OpenAI announced multiple cybersecurity initiatives on Monday, headlined by an updated version of GPT-5.5-Cyber that demonstrates significant improvements in finding and fixing software vulnerabilities. The enhanced model is currently available only to approximately 30 partners in the OpenAI Daybreak Cyber Partner Program, with plans to expand access in coming months. The company emphasized ongoing dialogue with the US government regarding the model's capabilities and future releases.
Benchmark testing shows substantial performance gains over the preview version released to select defenders earlier. On CyberGym, which tests AI systems' ability to reproduce known vulnerabilities, the updated model achieved 85.6 percent success compared to 81.8 percent for the preview. More notably, on ExploitGym, which measures how well models can convert vulnerabilities into working exploits, the new version scored 39.5 percent versus 25.95 percent. The model also improved on SEC-bench Pro, reaching 69.8 percent for long-horizon vulnerability discovery and proof-of-concept generation.
The Patch the Planet initiative, co-founded with Trail of Bits and launched with HackerOne and Calif, provides open source maintainers with ChatGPT Pro, conditional Codex Security scanner access, and API credits. In its first week, the program uncovered hundreds of bugs and generated 64 pull requests with 51 issues filed across 19 projects. Participating projects include cURL, NATS, Python, Go, and RustCrypto, with over 30 projects now enrolled. Security researchers manage the validation and deduplication process before reaching maintainers, reducing their workload while accelerating remediation.
OpenAI also released a Codex Security plugin that enables defensive security workflows within existing development pipelines. Since its March research preview, Codex has scanned over 30 million commits across more than 30,000 codebases. Human reviewers have marked approximately 70,000 findings as fixed, while AI systems have automatically determined that over 500,000 findings are resolved. The plugin can triage findings from multiple sources including scanners, advisories, and bug bounty reports, then automate patch generation.

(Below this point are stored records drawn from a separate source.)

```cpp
struct RngRef { const unsigned long long* state; unsigned draw; };
void launch_prior(const float2* y, const float2* noise, RngRef rng, float std1, float2* x, long n, hipStream_t s);
void launch_predictor(const float2* x, const float2* y, const float2* score, const float2* noise, RngRef rng,
                      float c_drift, float c_score, float c_noise, float2* x_out, float2* x_mean, long n,
                      hipStream_t s);
void launch_langevin_norms(const float2* score, const float2* noise, RngRef rng, float* partial, int B,
                           long n_per_b, int blocks_per_b, hipStream_t s);
void launch_langevin_step(const float* partial, int B, int blocks_per_b, float snr, float* step, hipStream_t s);
void launch_corrector(const float2* x, const float2* score, const float2* noise, RngRef rng, const float* step_dev,
                      float step_host, float2* x_out, float2* x_mean, long n, hipStream_t s);
void launch_fill_noise(float2* out, RngRef rng, long n, hipStream_t s);
struct ItemRng { const unsigned long long* seeds; unsigned draw; };
void launch_prior_items(const float2* y, const float2* noise, ItemRng rng, float std1, float2* x, int B, long n_per_b,
                        hipStream_t s);
void launch_predictor_items(const float2* x, const float2* y, const float2* score, const float2* noise, ItemRng rng,
                            float c_drift, float c_score, float c_noise, float2* x_out, float2* x_mean, int B,
                            long n_per_b, hipStream_t s);
void launch_langevin_norms_items(const float2* score, const float2* noise, ItemRng rng, float* partial, int B,
                                 long n_per_b, int blocks_per_b, hipStream_t s);
void launch_langevin_step_items(const float* partial, int B, int blocks_per_b, float snr, float* step, hipStream_t s);
void launch_corrector_items(const float2* x, const float2* score, const float2* noise, ItemRng rng,
                            const float* step_dev, float step_host, float2* x_out, float2* x_mean, int B, long n_per_b,
                            hipStream_t s);
void launch_fill_noise_items(float2* out, ItemRng rng, int B, long n_per_b, hipStream_t s);

struct OdeGroup {
    double t, h_abs;
    double ha, h, t_new, min_step, h0, d1;
    int status;
    int rejected, accepted, nfev, steps, nrej;
};
struct OdeDev {
    double2 *y, *ynew;
    float2* K;
    float2* xin;
    const float2* ysde;
    double* h_item;
    float *ts, *cg;
    double* part;
    OdeGroup* grp;
    int* done;
    long n_per_b;
    int B, G, nblk;
    float theta;
    double rtol, atol;
};
struct OdeCtl {
    double t0, t_bound, first_step, max_step;
    int max_nfe, ngroups, G, B, nblk;
    long n_per_b;
    float sigma_min, base, sq2ls;
};
enum { ODE_START = 0, ODE_INIT1 = 1, ODE_INIT2 = 2, ODE_STEP = 3 };
void launch_ode_load(const OdeDev& d, hipStream_t s);
void launch_ode_stage(const OdeDev& d, int row, const float2* f, int kind, hipStream_t s);
void launch_ode_commit(const OdeDev& d, double coef, hipStream_t s);
void launch_ode_ctrl(const OdeCtl& c, const OdeDev& d, int mode, hipStream_t s);
void launch_ode_result(const OdeDev& d, float2* out, hipStream_t s);

}
```

### universal_speech_enhancement_amd/csrc/use_kernels.hip

```cpp
#include "use_kernels.h"
#include <type_traits>
#include <cstdlib>
#include <cstdio>
#include "use_device.h"

#include <math.h>

namespace use {

#define LDS_BARRIER() asm volatile("s_waitcnt lgkmcnt(0)\n\ts_barrier" ::: "memory")


constexpr int BM = TILE_H * TILE_W;
constexpr int HALO_MAX = (TILE_H + 2) * (TILE_W + 2);

template <typename TIN, typename TOUT, int CK, int BN, int WM, int WN>
__global__ __launch_bounds__(256) void conv_kernel(ConvArgs p) {
    typedef Mfma<TIN> MF;
    constexpr int VEC = 16 / sizeof(TIN);
    constexpr int PARTS = CK / VEC;
    constexpr int ROWB = CK * (int)sizeof(TIN) + 16;
    constexpr int MW = BM / WM, NW = BN / WN;
    constexpr int TM = MW / 32, TN = NW / 32;
    constexpr int KSTEPS = CK / MF::KM;
// ... 1632 lines not shown
    const int i = blockIdx.x, b = blockIdx.y, tid = threadIdx.x;
    const T* qb = q + ((size_t)b * N + i) * C;
    for (int c = tid; c < C; c += 256) sq[c] = to_f(qb[c]);
    __syncthreads();
    const float scale = rsqrtf((float)C);
    float mx = -INFINITY;
    for (int j = tid; j < N; j += 256) {
        const T* kb = k + ((size_t)b * N + j) * C;
        float a = 0.f;
        for (int c = 0; c < C; ++c) a = fmaf(sq[c], to_f(kb[c]), a);
        a *= scale; sc[j] = a; mx = fmaxf(mx, a);
    }
    for (int o = 32; o > 0; o >>= 1) mx = fmaxf(mx, __shfl_xor(mx, o));
    if ((tid & 63) == 0) red[tid >> 6] = mx;
    __syncthreads();
    mx = fmaxf(fmaxf(red[0], red[1]), fmaxf(red[2], red[3]));
    __syncthreads();
    float sum = 0.f;
    for (int j = tid; j < N; j += 256) { const float e = expf(sc[j] - mx); sc[j] = e; sum += e; }
    for (int o = 32; o > 0; o >>= 1) sum += __shfl_xor(sum, o);
    if ((tid & 63) == 0) red[tid >> 6] = sum;
    __syncthreads();
    const float inv = 1.f / (red[0] + red[1] + red[2] + red[3]);
    for (int c = tid; c < C; c += 256) {
        float a = 0.f;
        for (int j = 0; j < N; ++j) a = fmaf(sc[j], to_f(v[((size_t)b * N + j) * C + c]), a);
        out[((size_t)b * N + i) * C + c] = from_f<T>(a * inv);
    }
}
void launch_attention(const void* q, const void* k, const void* v, void* out, int dtype, int B, int N, int C,
                      hipStream_t s) {
    const size_t sh = (size_t)(C + N) * sizeof(float);
    if (dtype == DT_F32)
        hipLaunchKernelGGL((attention_kernel<float>), dim3(N, B), dim3(256), sh, s, (const float*)q, (const float*)k,
                           (const float*)v, (float*)out, N, C);
    else if (dtype == DT_F16)
        hipLaunchKernelGGL((attention_kernel<_Float16>), dim3(N, B), dim3(256), sh, s, (const _Float16*)q,
                           (const _Float16*)k, (const _Float16*)v, (_Float16*)out, N, C);
    else
        hipLaunchKernelGGL((attention_kernel<__bf16>), dim3(N, B), dim3(256), sh, s, (const __bf16*)q,
                           (const __bf16*)k, (const __bf16*)v, (__bf16*)out, N, C);
}

template <typename T>
__global__ __launch_bounds__(256) void softmax_rows_kernel(T* __restrict__ x, int cols) {
    __shared__ float red[4];
    T* row = x + (size_t)blockIdx.x * cols;
    const int tid = threadIdx.x;
    float mx = -INFINITY;
    for (int j = tid; j < cols; j += 256) mx = fmaxf(mx, to_f(row[j]));
    for (int o = 32; o > 0; o >>= 1) mx = fmaxf(mx, __shfl_xor(mx, o));
    if ((tid & 63) == 0) red[tid >> 6] = mx;
    __syncthreads();
    mx = fmaxf(fmaxf(red[0], red[1]), fmaxf(red[2], red[3]));
    __syncthreads();
    float sum = 0.f;
    for (int j = tid; j < cols; j += 256) sum += expf(to_f(row[j]) - mx);
    for (int o = 32; o > 0; o >>= 1) sum += __shfl_xor(sum, o);
    if ((tid & 63) == 0) red[tid >> 6] = sum;
    __syncthreads();
    const float inv = 1.f / (red[0] + red[1] + red[2] + red[3]);
    for (int j = tid; j < cols; j += 256) row[j] = from_f<T>(expf(to_f(row[j]) - mx) * inv);
}
void launch_softmax_rows(void* x, int dtype, long rows, int cols, hipStream_t s) {
    if (dtype == DT_F32) hipLaunchKernelGGL((softmax_rows_kernel<float>), dim3((unsigned)rows), dim3(256), 0, s, (float*)x, cols);
    else if (dtype == DT_F16) hipLaunchKernelGGL((softmax_rows_kernel<_Float16>), dim3((unsigned)rows), dim3(256), 0, s, (_Float16*)x, cols);
    else                 hipLaunchKernelGGL((softmax_rows_kernel<__bf16>), dim3((unsigned)rows), dim3(256), 0, s, (__bf16*)x, cols);
}
template <typename T>
__global__ __launch_bounds__(256) void transpose_nc_kernel(const T* __restrict__ in, T* __restrict__ out, int N, int C) {
    __shared__ T tile[32][33];
    const int b = blockIdx.z, n0 = blockIdx.x * 32, c0 = blockIdx.y * 32;
    const int tx = threadIdx.x & 31, ty = threadIdx.x >> 5;
    for (int r = ty; r < 32; r += 8)
        if (n0 + r < N && c0 + tx < C) tile[r][tx] = in[((size_t)b * N + n0 + r) * C + c0 + tx];
    __syncthreads();
    for (int r = ty; r < 32; r += 8)
        if (c0 + r < C && n0 + tx < N) out[((size_t)b * C + c0 + r) * N + n0 + tx] = tile[tx][r];
}
void launch_transpose_nc(const void* in, void* out, int dtype, int B, int N, int C, hipStream_t s) {
    dim3 grid((N + 31) / 32, (C + 31) / 32, B);
    if (dtype == DT_F32) hipLaunchKernelGGL((transpose_nc_kernel<float>), grid, dim3(256), 0, s, (const float*)in, (float*)out, N, C);
    else if (dtype == DT_F16) hipLaunchKernelGGL((transpose_nc_kernel<_Float16>), grid, dim3(256), 0, s, (const _Float16*)in, (_Float16*)out, N, C);
    else                 hipLaunchKernelGGL((transpose_nc_kernel<__bf16>), grid, dim3(256), 0, s, (const __bf16*)in, (__bf16*)out, N, C);
}

template <int PC>
__global__ __launch_bounds__(256) void score_out_kernel(const float* __restrict__ pyr, const float* __restrict__ t,
                                                        int t_stride, const float* __restrict__ w,
                                                        const float* __restrict__ bias, float2* __restrict__ score,
                                                        long pix_per_b, float sign) {
    const int b = blockIdx.y;
    const float tv = t ? t[(size_t)b * t_stride] : 1.0f;
    float wr[PC], wi[PC];
#pragma unroll
    for (int k = 0; k < PC; ++k) { wr[k] = w[k]; wi[k] = w[PC + k]; }
    const float b0 = bias[0], b1 = bias[1];
    for (long i = (long)blockIdx.x * 256 + threadIdx.x; i < pix_per_b; i += (long)gridDim.x * 256) {
        float hv[PC];
#pragma unroll
        for (int k4 = 0; k4 < PC / 4; ++k4) {
            const float4 q = *reinterpret_cast<const float4*>(pyr + ((size_t)b * pix_per_b + i) * PC + k4 * 4);
            hv[k4 * 4] = q.x; hv[k4 * 4 + 1] = q.y; hv[k4 * 4 + 2] = q.z; hv[k4 * 4 + 3] = q.w;
        }
        float re = b0, im = b1;
#pragma unroll
        for (int k = 0; k < PC; ++k) {
            const float hk = t ? hv[k] / tv : hv[k];
            re += wr[k] * hk; im += wi[k] * hk;
        }
        score[(size_t)b * pix_per_b + i] = make_float2(sign * re, sign * im);
    }
}
void launch_score_out(const float* pyr, int pc, const float* t, int t_stride, const float* w, const float* bias,
                      float2* score, int B, long pix_per_b, float sign, hipStream_t s) {
    int bx = (int)((pix_per_b + 255) / 256); if (bx > 2048) bx = 2048;
    if (pc == 8) hipLaunchKernelGGL(score_out_kernel<8>, dim3(bx, B), dim3(256), 0, s, pyr, t, t_stride, w, bias, score, pix_per_b, sign);
    else         hipLaunchKernelGGL(score_out_kernel<4>, dim3(bx, B), dim3(256), 0, s, pyr, t, t_stride, w, bias, score, pix_per_b, sign);
}
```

Security teams can integrate the new plugin into CI/CD pipelines using Codex CLI or the Codex app, with export capabilities to existing vulnerability management systems through SARIF files and CodeQL queries. The announcements arrive as concerns grow around AI-powered cyberattacks and debates continue over export controls following complications with Anthropic's Mythos model. OpenAI's emphasis on government coordination suggests awareness of the sensitive balance between empowering defenders and preventing adversarial use of advanced vulnerability-finding capabilities.